(Stored data)

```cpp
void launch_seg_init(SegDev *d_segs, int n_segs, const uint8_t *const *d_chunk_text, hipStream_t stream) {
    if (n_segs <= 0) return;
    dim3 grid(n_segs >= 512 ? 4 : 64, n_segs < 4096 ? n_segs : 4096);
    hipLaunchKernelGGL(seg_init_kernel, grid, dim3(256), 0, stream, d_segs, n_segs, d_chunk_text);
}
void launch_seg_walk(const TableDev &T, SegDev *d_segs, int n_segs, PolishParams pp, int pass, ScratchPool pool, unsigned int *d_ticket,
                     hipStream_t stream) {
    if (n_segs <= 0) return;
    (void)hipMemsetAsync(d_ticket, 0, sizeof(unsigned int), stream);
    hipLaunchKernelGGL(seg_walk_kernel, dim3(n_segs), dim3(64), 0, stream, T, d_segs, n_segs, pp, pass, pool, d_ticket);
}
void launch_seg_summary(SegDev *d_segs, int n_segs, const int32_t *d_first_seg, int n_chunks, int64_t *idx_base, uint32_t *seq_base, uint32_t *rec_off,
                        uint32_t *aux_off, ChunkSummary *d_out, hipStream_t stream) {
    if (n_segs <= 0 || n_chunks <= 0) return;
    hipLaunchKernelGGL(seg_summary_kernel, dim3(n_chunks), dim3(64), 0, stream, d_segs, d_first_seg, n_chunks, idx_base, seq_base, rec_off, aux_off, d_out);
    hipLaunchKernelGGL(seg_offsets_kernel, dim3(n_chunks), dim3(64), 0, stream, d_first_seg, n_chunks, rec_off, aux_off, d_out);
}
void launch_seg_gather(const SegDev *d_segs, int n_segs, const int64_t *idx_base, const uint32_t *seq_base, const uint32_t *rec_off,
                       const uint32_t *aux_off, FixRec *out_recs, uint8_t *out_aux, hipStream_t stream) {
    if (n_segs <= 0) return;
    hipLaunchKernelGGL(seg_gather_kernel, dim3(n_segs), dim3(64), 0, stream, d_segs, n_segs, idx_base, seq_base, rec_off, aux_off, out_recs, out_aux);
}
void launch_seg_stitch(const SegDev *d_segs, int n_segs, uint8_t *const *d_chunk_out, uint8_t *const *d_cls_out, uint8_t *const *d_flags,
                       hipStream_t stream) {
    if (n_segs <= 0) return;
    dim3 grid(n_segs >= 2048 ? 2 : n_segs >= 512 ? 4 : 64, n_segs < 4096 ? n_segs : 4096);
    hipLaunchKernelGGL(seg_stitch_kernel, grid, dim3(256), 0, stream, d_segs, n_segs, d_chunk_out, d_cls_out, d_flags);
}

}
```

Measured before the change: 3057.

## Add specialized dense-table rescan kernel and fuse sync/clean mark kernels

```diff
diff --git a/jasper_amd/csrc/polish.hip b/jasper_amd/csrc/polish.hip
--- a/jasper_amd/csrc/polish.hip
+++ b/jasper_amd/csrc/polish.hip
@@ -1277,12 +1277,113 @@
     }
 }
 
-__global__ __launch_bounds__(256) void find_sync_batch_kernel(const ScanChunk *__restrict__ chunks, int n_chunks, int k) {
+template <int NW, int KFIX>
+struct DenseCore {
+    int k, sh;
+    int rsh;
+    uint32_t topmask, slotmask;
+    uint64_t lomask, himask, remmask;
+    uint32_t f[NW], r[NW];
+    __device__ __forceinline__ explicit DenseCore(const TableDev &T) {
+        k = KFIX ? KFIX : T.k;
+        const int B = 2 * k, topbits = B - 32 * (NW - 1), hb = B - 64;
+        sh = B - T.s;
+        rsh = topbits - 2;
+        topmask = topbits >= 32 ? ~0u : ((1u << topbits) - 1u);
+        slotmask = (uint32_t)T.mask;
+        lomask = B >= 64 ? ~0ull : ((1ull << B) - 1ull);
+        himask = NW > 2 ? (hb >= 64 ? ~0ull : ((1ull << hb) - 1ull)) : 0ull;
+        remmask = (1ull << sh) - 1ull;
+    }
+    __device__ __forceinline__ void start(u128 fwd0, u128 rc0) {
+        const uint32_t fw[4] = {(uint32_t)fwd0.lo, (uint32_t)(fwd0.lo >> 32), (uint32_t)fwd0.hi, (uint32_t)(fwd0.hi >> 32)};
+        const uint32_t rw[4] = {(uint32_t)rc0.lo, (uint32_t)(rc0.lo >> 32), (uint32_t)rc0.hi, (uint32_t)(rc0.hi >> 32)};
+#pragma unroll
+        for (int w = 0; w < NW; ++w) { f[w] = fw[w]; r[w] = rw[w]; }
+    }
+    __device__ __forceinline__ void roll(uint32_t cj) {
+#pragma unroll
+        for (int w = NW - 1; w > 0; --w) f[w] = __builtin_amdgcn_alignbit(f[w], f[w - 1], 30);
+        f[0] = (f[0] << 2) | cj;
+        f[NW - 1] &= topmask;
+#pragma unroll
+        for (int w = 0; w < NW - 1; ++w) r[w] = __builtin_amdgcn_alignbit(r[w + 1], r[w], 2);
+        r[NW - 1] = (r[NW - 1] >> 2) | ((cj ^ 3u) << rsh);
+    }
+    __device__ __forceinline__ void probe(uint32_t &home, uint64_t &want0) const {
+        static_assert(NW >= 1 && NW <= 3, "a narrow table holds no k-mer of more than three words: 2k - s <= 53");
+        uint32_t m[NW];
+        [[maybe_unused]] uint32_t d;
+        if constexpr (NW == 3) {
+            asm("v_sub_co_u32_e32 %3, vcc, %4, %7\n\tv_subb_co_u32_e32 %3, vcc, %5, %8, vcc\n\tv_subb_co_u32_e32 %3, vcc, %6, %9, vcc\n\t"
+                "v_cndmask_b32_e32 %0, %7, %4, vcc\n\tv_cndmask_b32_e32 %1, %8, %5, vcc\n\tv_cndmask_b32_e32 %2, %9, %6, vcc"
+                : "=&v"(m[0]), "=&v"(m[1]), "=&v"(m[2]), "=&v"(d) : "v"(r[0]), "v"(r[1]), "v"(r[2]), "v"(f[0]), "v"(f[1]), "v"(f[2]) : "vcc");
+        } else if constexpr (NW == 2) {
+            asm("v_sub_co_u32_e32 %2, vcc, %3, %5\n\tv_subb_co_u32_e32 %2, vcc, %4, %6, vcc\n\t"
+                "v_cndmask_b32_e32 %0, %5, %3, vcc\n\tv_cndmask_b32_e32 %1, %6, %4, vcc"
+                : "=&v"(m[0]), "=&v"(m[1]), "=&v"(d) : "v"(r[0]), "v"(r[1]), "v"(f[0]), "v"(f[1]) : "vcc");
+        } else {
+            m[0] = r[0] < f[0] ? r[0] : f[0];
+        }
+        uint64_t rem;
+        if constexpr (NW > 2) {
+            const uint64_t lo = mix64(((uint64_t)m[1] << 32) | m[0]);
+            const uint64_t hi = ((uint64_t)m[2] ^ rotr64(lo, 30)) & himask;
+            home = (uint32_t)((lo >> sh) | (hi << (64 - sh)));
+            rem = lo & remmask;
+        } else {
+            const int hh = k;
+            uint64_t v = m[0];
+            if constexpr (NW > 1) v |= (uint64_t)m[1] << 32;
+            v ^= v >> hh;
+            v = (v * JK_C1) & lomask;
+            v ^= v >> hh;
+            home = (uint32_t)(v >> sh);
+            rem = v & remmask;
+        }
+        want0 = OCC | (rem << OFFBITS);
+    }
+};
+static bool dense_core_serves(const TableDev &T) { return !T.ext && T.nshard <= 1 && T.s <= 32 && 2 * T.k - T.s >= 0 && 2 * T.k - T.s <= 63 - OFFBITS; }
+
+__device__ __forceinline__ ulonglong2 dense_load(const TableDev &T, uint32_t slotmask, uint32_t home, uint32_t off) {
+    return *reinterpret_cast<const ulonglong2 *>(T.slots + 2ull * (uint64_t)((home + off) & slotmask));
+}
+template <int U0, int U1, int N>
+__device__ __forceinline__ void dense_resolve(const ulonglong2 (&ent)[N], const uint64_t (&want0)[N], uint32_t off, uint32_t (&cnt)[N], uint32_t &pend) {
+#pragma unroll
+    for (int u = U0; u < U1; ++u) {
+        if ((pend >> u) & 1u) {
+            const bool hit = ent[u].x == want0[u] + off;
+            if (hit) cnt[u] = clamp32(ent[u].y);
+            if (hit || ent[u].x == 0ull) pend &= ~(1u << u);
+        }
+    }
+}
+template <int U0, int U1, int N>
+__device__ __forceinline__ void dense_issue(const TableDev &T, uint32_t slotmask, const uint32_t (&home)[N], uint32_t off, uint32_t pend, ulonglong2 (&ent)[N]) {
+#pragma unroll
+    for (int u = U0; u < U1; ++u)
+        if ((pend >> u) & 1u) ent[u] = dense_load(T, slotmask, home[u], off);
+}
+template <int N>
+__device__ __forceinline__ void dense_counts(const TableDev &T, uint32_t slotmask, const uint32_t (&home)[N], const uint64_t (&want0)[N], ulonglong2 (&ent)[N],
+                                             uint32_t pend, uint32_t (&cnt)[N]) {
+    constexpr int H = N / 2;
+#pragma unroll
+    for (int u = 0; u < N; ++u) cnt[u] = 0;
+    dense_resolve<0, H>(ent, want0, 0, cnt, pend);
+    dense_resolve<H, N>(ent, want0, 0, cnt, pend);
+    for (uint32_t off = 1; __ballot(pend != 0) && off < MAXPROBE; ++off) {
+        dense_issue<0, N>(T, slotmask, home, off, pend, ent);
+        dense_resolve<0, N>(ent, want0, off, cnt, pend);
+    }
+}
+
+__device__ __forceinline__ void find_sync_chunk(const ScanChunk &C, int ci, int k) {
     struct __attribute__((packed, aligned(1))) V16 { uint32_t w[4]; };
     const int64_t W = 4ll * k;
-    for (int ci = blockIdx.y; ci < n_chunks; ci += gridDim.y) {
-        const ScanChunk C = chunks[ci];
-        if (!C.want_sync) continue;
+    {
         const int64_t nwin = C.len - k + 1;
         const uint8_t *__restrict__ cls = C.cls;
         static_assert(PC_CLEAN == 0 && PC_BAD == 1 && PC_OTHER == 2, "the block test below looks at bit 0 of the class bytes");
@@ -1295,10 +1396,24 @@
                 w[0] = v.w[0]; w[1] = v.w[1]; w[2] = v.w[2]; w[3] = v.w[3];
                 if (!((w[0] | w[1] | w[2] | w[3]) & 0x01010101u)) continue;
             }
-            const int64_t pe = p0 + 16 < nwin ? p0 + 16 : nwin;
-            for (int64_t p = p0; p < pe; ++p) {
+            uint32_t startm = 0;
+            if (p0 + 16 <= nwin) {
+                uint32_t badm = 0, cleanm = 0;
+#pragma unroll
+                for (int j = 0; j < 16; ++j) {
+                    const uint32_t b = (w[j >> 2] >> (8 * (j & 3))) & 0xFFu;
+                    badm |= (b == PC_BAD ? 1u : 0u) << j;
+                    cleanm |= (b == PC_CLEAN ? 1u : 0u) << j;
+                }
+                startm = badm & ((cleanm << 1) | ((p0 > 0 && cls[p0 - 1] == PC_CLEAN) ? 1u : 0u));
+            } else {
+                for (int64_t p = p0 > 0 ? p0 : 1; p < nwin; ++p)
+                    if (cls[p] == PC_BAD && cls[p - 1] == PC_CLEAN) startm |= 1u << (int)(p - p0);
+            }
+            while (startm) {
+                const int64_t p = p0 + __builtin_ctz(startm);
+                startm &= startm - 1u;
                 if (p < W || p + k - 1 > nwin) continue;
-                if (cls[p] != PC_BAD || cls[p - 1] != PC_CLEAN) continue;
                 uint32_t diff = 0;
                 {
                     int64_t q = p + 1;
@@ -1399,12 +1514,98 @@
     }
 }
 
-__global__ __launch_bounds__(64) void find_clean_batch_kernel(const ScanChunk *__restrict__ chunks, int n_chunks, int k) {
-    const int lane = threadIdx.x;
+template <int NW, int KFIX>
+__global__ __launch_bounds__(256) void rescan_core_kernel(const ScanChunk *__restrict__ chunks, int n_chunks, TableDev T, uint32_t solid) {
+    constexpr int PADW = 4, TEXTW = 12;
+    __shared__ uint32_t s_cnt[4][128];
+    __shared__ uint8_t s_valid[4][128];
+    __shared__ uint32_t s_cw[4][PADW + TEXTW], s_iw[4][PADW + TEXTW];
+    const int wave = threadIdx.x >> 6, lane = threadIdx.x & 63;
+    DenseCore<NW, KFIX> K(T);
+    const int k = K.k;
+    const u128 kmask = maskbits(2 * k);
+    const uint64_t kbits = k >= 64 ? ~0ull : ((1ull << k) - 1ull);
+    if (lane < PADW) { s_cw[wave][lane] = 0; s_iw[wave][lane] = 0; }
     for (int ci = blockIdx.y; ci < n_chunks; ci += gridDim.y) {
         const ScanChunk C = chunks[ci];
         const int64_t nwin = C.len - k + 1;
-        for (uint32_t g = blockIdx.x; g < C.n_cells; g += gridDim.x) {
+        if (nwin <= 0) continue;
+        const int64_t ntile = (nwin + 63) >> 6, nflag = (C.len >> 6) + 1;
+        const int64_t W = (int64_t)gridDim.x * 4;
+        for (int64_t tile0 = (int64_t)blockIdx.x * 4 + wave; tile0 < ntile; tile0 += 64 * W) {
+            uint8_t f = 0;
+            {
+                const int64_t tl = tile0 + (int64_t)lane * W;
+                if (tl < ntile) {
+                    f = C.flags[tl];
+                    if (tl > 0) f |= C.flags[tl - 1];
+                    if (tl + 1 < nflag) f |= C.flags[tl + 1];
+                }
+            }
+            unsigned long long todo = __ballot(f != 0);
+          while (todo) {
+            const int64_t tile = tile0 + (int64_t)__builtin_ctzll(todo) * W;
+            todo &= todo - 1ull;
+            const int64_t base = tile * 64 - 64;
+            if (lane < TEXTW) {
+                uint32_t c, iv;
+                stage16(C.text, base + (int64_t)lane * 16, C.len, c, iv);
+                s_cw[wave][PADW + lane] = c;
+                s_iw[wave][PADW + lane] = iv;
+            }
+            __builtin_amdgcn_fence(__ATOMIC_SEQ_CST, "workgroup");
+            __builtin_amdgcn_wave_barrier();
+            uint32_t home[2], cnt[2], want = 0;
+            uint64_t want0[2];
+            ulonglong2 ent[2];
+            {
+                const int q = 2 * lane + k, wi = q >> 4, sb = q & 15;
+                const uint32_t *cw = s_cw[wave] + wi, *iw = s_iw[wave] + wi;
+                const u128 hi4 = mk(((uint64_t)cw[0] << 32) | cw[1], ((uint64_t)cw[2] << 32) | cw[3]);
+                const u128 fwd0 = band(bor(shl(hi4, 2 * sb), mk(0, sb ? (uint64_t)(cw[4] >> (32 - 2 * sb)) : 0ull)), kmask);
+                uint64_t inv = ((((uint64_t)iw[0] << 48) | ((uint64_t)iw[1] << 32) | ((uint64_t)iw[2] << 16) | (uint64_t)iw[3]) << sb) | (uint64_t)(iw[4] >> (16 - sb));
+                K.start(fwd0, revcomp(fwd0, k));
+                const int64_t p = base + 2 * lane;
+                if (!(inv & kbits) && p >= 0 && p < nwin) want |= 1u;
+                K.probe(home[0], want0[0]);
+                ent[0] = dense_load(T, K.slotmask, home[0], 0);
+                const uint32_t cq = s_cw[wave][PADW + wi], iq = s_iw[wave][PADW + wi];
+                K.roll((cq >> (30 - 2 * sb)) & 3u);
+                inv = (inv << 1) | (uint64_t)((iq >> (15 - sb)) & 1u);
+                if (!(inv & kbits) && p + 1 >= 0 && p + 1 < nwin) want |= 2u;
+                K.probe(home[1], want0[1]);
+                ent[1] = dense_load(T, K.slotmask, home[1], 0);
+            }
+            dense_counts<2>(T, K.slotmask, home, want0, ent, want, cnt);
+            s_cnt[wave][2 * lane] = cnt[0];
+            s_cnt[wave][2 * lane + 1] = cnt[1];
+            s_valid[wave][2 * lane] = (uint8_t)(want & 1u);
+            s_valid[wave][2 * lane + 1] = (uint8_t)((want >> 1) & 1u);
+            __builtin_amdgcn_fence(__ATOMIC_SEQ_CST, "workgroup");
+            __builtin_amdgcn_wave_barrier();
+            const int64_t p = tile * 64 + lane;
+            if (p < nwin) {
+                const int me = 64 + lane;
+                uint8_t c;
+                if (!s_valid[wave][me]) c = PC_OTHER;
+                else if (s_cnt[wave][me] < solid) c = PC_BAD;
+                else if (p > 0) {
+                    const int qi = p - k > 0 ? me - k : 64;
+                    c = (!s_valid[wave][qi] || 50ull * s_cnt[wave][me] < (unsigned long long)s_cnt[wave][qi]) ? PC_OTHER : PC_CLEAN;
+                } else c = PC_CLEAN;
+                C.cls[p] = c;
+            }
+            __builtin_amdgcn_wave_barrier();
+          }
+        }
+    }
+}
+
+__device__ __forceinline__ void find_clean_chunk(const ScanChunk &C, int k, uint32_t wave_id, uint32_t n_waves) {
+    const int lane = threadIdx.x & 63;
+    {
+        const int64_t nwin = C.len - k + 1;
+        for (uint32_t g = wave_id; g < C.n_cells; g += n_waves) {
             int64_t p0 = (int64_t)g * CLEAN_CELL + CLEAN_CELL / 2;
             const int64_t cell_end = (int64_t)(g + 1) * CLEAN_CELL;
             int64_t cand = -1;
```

What the task requires:
Read through the entries, then copy every line where the string "startm" is found.

Response area:
+            uint32_t startm = 0;
+                startm = badm & ((cleanm << 1) | ((p0 > 0 && cls[p0 - 1] == PC_CLEAN) ? 1u : 0u));
+                    if (cls[p] == PC_BAD && cls[p - 1] == PC_CLEAN) startm |= 1u << (int)(p - p0);
+            while (startm) {
+                const int64_t p = p0 + __builtin_ctz(startm);
+                startm &= startm - 1u;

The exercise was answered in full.